:: WORK REQUEST ::
Word for word, transcribe all of the records.

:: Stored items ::
def get_model(point_cloud, is_training=False, use_normal=False, bn_decay=None, weight_decay=None, num_class=40,
              adaptive_sample=False, search=None, before_head=None, fork_at="head", lazy_fork=None):
    if lazy_fork is None:
        lazy_fork = not adaptive_sample
    batch_size = point_cloud.shape[0]
    end_points = {}
    if use_normal:
        l0_xyz = point_cloud[:, :, 0:3].contiguous()
        l0_points = point_cloud[:, :, 3:6].contiguous()
    else:
        l0_xyz = point_cloud
        l0_points = point_cloud
    end_points['l0_xyz'] = l0_xyz
    as_neighbor = [12, 12] if adaptive_sample else [0, 0]

    net = torch.empty((batch_size, 1024 + 512), dtype=torch.float32, device=point_cloud.device)
    fuse3_1 = not adaptive_sample or pointasnl_util.SA_TAIL_GROUP_ALL == "always"
    nl_input_space = not adaptive_sample or pointasnl_util.NL_INPUT_SPACE == "always"

    search2 = []
    if isinstance(search, dict):
        search2.append(search[2])
        search = search[1]
    l1_xyz, l1_points = PointASNLSetAbstraction(l0_xyz, l0_points, npoint=512, nsample=32, mlp=[64, 64, 128],
                                                is_training=is_training, bn_decay=bn_decay, weight_decay=weight_decay,
                                                scope='layer1', as_neighbor=as_neighbor[0], search=search, xyz_concat=True,
                                                nl_input_space=nl_input_space,
                                                group_all=dict(mlp=[128, 256, 512], scope='layer3_1', pooled_out=net[:, 1024:]) if fuse3_1 else None,
                                                after_sampling=None if search2 else lambda xyz1: search2.append(
                                                    Forked(lambda: sa_search(xyz1, None, 128, 64), lazy=lazy_fork)))
    end_points['l1_xyz'] = l1_xyz
    l2_xyz, l2_points = PointASNLSetAbstraction(l1_xyz, l1_points, npoint=128, nsample=64, mlp=[128, 128, 256],
                                                is_training=is_training, bn_decay=bn_decay, weight_decay=weight_decay,
                                                scope='layer2', as_neighbor=as_neighbor[1], search=search2[0], xyz_concat=True,
                                                after_cell=before_head if fork_at == "cell2" else None,
                                                before_after_conv=before_head if fork_at == "conv2" else None)
    end_points['l2_xyz'] = l1_xyz
    if before_head is not None and fork_at == "head":
        before_head()
    if getattr(l1_points, "group_all_pooled", None) is None:
        _, l3_points_res, _ = pointnet_sa_module(l1_xyz, l1_points, npoint=None, radius=None, nsample=None,
                                                 mlp=[128, 256, 512], mlp2=None, group_all=True, is_training=is_training,
                                                 bn_decay=bn_decay, scope='layer3_1', pooled_out=net[:, 1024:])
    _, l3_points, _ = pointnet_sa_module(l2_xyz, l2_points, npoint=None, radius=None, nsample=None,
                                         mlp=[256, 512, 1024], mlp2=None, group_all=True, is_training=is_training,
                                         bn_decay=bn_decay, scope='layer3_2', pooled_out=net[:, :1024])

    net = tf_util.fully_connected(net, 512, bn=True, is_training=is_training, scope='fc1', bn_decay=bn_decay)
    net = tf_util.dropout(net, keep_prob=0.4, is_training=is_training, scope='dp1')
    net = tf_util.fully_connected(net, 256, bn=True, is_training=is_training, scope='fc2', bn_decay=bn_decay)
    net = tf_util.dropout(net, keep_prob=0.4, is_training=is_training, scope='dp2')
    net = tf_util.fully_connected(net, num_class, activation_fn=None, scope='fc3')
    end_points['l1_points'] = l1_points
    end_points['l2_points'] = l2_points
    end_points['l2_xyz_true'] = l2_xyz
    return net, end_points
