## Use integer wave reductions for narrow sums and halve multi-value butterfly traffic

For narrow frames, the fixed-predictor residual sums are reduced as 32-bit integers when every lane's totals fit under 2^26, falling back to 64-bit integer sums otherwise. This replaces five double-precision butterfly reductions with cheaper integer lane exchanges. The generic N-value double butterfly is rewritten as a recursive-halving scheme in which each lane keeps half its slots and exchanges the other half per step, so fewer cross-lane exchanges are issued, with results read from computed owner lanes. A compile-time FA_F_STOP_AT early-exit probe is also added; it is inactive by default.

```diff
diff --git a/flacarray_amd/csrc/encode_fused.hpp b/flacarray_amd/csrc/encode_fused.hpp
--- a/flacarray_amd/csrc/encode_fused.hpp
+++ b/flacarray_amd/csrc/encode_fused.hpp
@@ -43,6 +43,35 @@
 #endif
 #ifndef FA_F_WAVES
 #define FA_F_WAVES 3
+#endif
+#ifdef FA_F_STOP_AT
+__device__ __forceinline__ void fa_sink(int v) { asm volatile("" ::"v"(v)); }
+__device__ __forceinline__ void fa_sink(uint32_t v) { asm volatile("" ::"v"(v)); }
+__device__ __forceinline__ void fa_sink(uint64_t v) { asm volatile("" ::"v"(v)); }
+__device__ __forceinline__ void fa_sink(double v) { asm volatile("" ::"v"(v)); }
+__device__ __forceinline__ void fa_sink(bool v) { fa_sink((int)v); }
+__device__ __forceinline__ void fa_sink(const int4& v) { fa_sink(v.x); fa_sink(v.y); fa_sink(v.z); fa_sink(v.w); }
+template <typename T, int N>
+__device__ __forceinline__ void fa_sink(const T (&v)[N]) {
+#pragma unroll
+    for (int i = 0; i < N; ++i) fa_sink(v[i]);
+}
+template <typename... T>
+__device__ __forceinline__ void fa_sinks(const T&... v) { (fa_sink(v), ...); }
+#define FA_F_STOP(k, cond, ...)                                                                                \
+    do {                                                                                                       \
+        if ((cond) || FA_F_STOP_AT == (k)) {                                                                   \
+            fa_sinks(Bv, mn, mx, orv __VA_OPT__(,) __VA_ARGS__);                                               \
+            if (lane == 0) {                                                                                   \
+                __hip_atomic_store(a.size_pub + (uint32_t)g, 0x80000000u, __ATOMIC_RELAXED, __HIP_MEMORY_SCOPE_AGENT); \
+                a.frame_bytes[g] = 0u;                                                                         \
+                a.frame_abs[g] = (s + 1) * a.hb;                                                               \
+            }                                                                                                  \
+            return;                                                                                            \
+        }                                                                                                      \
+    } while (0)
+#else
+#define FA_F_STOP(k, cond, ...) do { } while (0)
 #endif
 constexpr uint32_t kLbSpinLimit = 1u << 22;
 
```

:: SOLUTION FOR THIS PROBLEM ::
def get_model(point_cloud, is_training=False, use_normal=False, bn_decay=None, weight_decay=None, num_class=40,
              adaptive_sample=False, search=None, before_head=None, fork_at="head", lazy_fork=None):
    if lazy_fork is None:
        lazy_fork = not adaptive_sample
    batch_size = point_cloud.shape[0]
    end_points = {}
    if use_normal:
        l0_xyz = point_cloud[:, :, 0:3].contiguous()
        l0_points = point_cloud[:, :, 3:6].contiguous()
    else:
        l0_xyz = point_cloud
        l0_points = point_cloud
    end_points['l0_xyz'] = l0_xyz
    as_neighbor = [12, 12] if adaptive_sample else [0, 0]

    net = torch.empty((batch_size, 1024 + 512), dtype=torch.float32, device=point_cloud.device)
    fuse3_1 = not adaptive_sample or pointasnl_util.SA_TAIL_GROUP_ALL == "always"
    nl_input_space = not adaptive_sample or pointasnl_util.NL_INPUT_SPACE == "always"

    search2 = []
    if isinstance(search, dict):
        search2.append(search[2])
        search = search[1]
    l1_xyz, l1_points = PointASNLSetAbstraction(l0_xyz, l0_points, npoint=512, nsample=32, mlp=[64, 64, 128],
                                                is_training=is_training, bn_decay=bn_decay, weight_decay=weight_decay,
                                                scope='layer1', as_neighbor=as_neighbor[0], search=search, xyz_concat=True,
                                                nl_input_space=nl_input_space,
                                                group_all=dict(mlp=[128, 256, 512], scope='layer3_1', pooled_out=net[:, 1024:]) if fuse3_1 else None,
                                                after_sampling=None if search2 else lambda xyz1: search2.append(
                                                    Forked(lambda: sa_search(xyz1, None, 128, 64), lazy=lazy_fork)))
    end_points['l1_xyz'] = l1_xyz
    l2_xyz, l2_points = PointASNLSetAbstraction(l1_xyz, l1_points, npoint=128, nsample=64, mlp=[128, 128, 256],
                                                is_training=is_training, bn_decay=bn_decay, weight_decay=weight_decay,
                                                scope='layer2', as_neighbor=as_neighbor[1], search=search2[0], xyz_concat=True,
                                                after_cell=before_head if fork_at == "cell2" else None,
                                                before_after_conv=before_head if fork_at == "conv2" else None)
    end_points['l2_xyz'] = l1_xyz
    if before_head is not None and fork_at == "head":
        before_head()
    if getattr(l1_points, "group_all_pooled", None) is None:
        _, l3_points_res, _ = pointnet_sa_module(l1_xyz, l1_points, npoint=None, radius=None, nsample=None,
                                                 mlp=[128, 256, 512], mlp2=None, group_all=True, is_training=is_training,
                                                 bn_decay=bn_decay, scope='layer3_1', pooled_out=net[:, 1024:])
    _, l3_points, _ = pointnet_sa_module(l2_xyz, l2_points, npoint=None, radius=None, nsample=None,
                                         mlp=[256, 512, 1024], mlp2=None, group_all=True, is_training=is_training,
                                         bn_decay=bn_decay, scope='layer3_2', pooled_out=net[:, :1024])

    net = tf_util.fully_connected(net, 512, bn=True, is_training=is_training, scope='fc1', bn_decay=bn_decay)
    net = tf_util.dropout(net, keep_prob=0.4, is_training=is_training, scope='dp1')
    net = tf_util.fully_connected(net, 256, bn=True, is_training=is_training, scope='fc2', bn_decay=bn_decay)
    net = tf_util.dropout(net, keep_prob=0.4, is_training=is_training, scope='dp2')
    net = tf_util.fully_connected(net, num_class, activation_fn=None, scope='fc3')
    end_points['l1_points'] = l1_points
    end_points['l2_points'] = l2_points
    end_points['l2_xyz_true'] = l2_xyz
    return net, end_points
## Use integer wave reductions for narrow sums and halve multi-value butterfly traffic

For narrow frames, the fixed-predictor residual sums are reduced as 32-bit integers when every lane's totals fit under 2^26, falling back to 64-bit integer sums otherwise. This replaces five double-precision butterfly reductions with cheaper integer lane exchanges. The generic N-value double butterfly is rewritten as a recursive-halving scheme in which each lane keeps half its slots and exchanges the other half per step, so fewer cross-lane exchanges are issued, with results read from computed owner lanes. A compile-time FA_F_STOP_AT early-exit probe is also added; it is inactive by default.

```diff
diff --git a/flacarray_amd/csrc/encode_fused.hpp b/flacarray_amd/csrc/encode_fused.hpp
--- a/flacarray_amd/csrc/encode_fused.hpp
+++ b/flacarray_amd/csrc/encode_fused.hpp
@@ -43,6 +43,35 @@
 #endif
 #ifndef FA_F_WAVES
 #define FA_F_WAVES 3
+#endif
+#ifdef FA_F_STOP_AT
+__device__ __forceinline__ void fa_sink(int v) { asm volatile("" ::"v"(v)); }
+__device__ __forceinline__ void fa_sink(uint32_t v) { asm volatile("" ::"v"(v)); }
+__device__ __forceinline__ void fa_sink(uint64_t v) { asm volatile("" ::"v"(v)); }
+__device__ __forceinline__ void fa_sink(double v) { asm volatile("" ::"v"(v)); }
+__device__ __forceinline__ void fa_sink(bool v) { fa_sink((int)v); }
+__device__ __forceinline__ void fa_sink(const int4& v) { fa_sink(v.x); fa_sink(v.y); fa_sink(v.z); fa_sink(v.w); }
+template <typename T, int N>
+__device__ __forceinline__ void fa_sink(const T (&v)[N]) {
+#pragma unroll
+    for (int i = 0; i < N; ++i) fa_sink(v[i]);
+}
+template <typename... T>
+__device__ __forceinline__ void fa_sinks(const T&... v) { (fa_sink(v), ...); }
+#define FA_F_STOP(k, cond, ...)                                                                                \
+    do {                                                                                                       \
+        if ((cond) || FA_F_STOP_AT == (k)) {                                                                   \
+            fa_sinks(Bv, mn, mx, orv __VA_OPT__(,) __VA_ARGS__);                                               \
+            if (lane == 0) {                                                                                   \
+                __hip_atomic_store(a.size_pub + (uint32_t)g, 0x80000000u, __ATOMIC_RELAXED, __HIP_MEMORY_SCOPE_AGENT); \
+                a.frame_bytes[g] = 0u;                                                                         \
+                a.frame_abs[g] = (s + 1) * a.hb;                                                               \
+            }                                                                                                  \
+            return;                                                                                            \
+        }                                                                                                      \
+    } while (0)
+#else
+#define FA_F_STOP(k, cond, ...) do { } while (0)
 #endif
 constexpr uint32_t kLbSpinLimit = 1u << 22;
 
```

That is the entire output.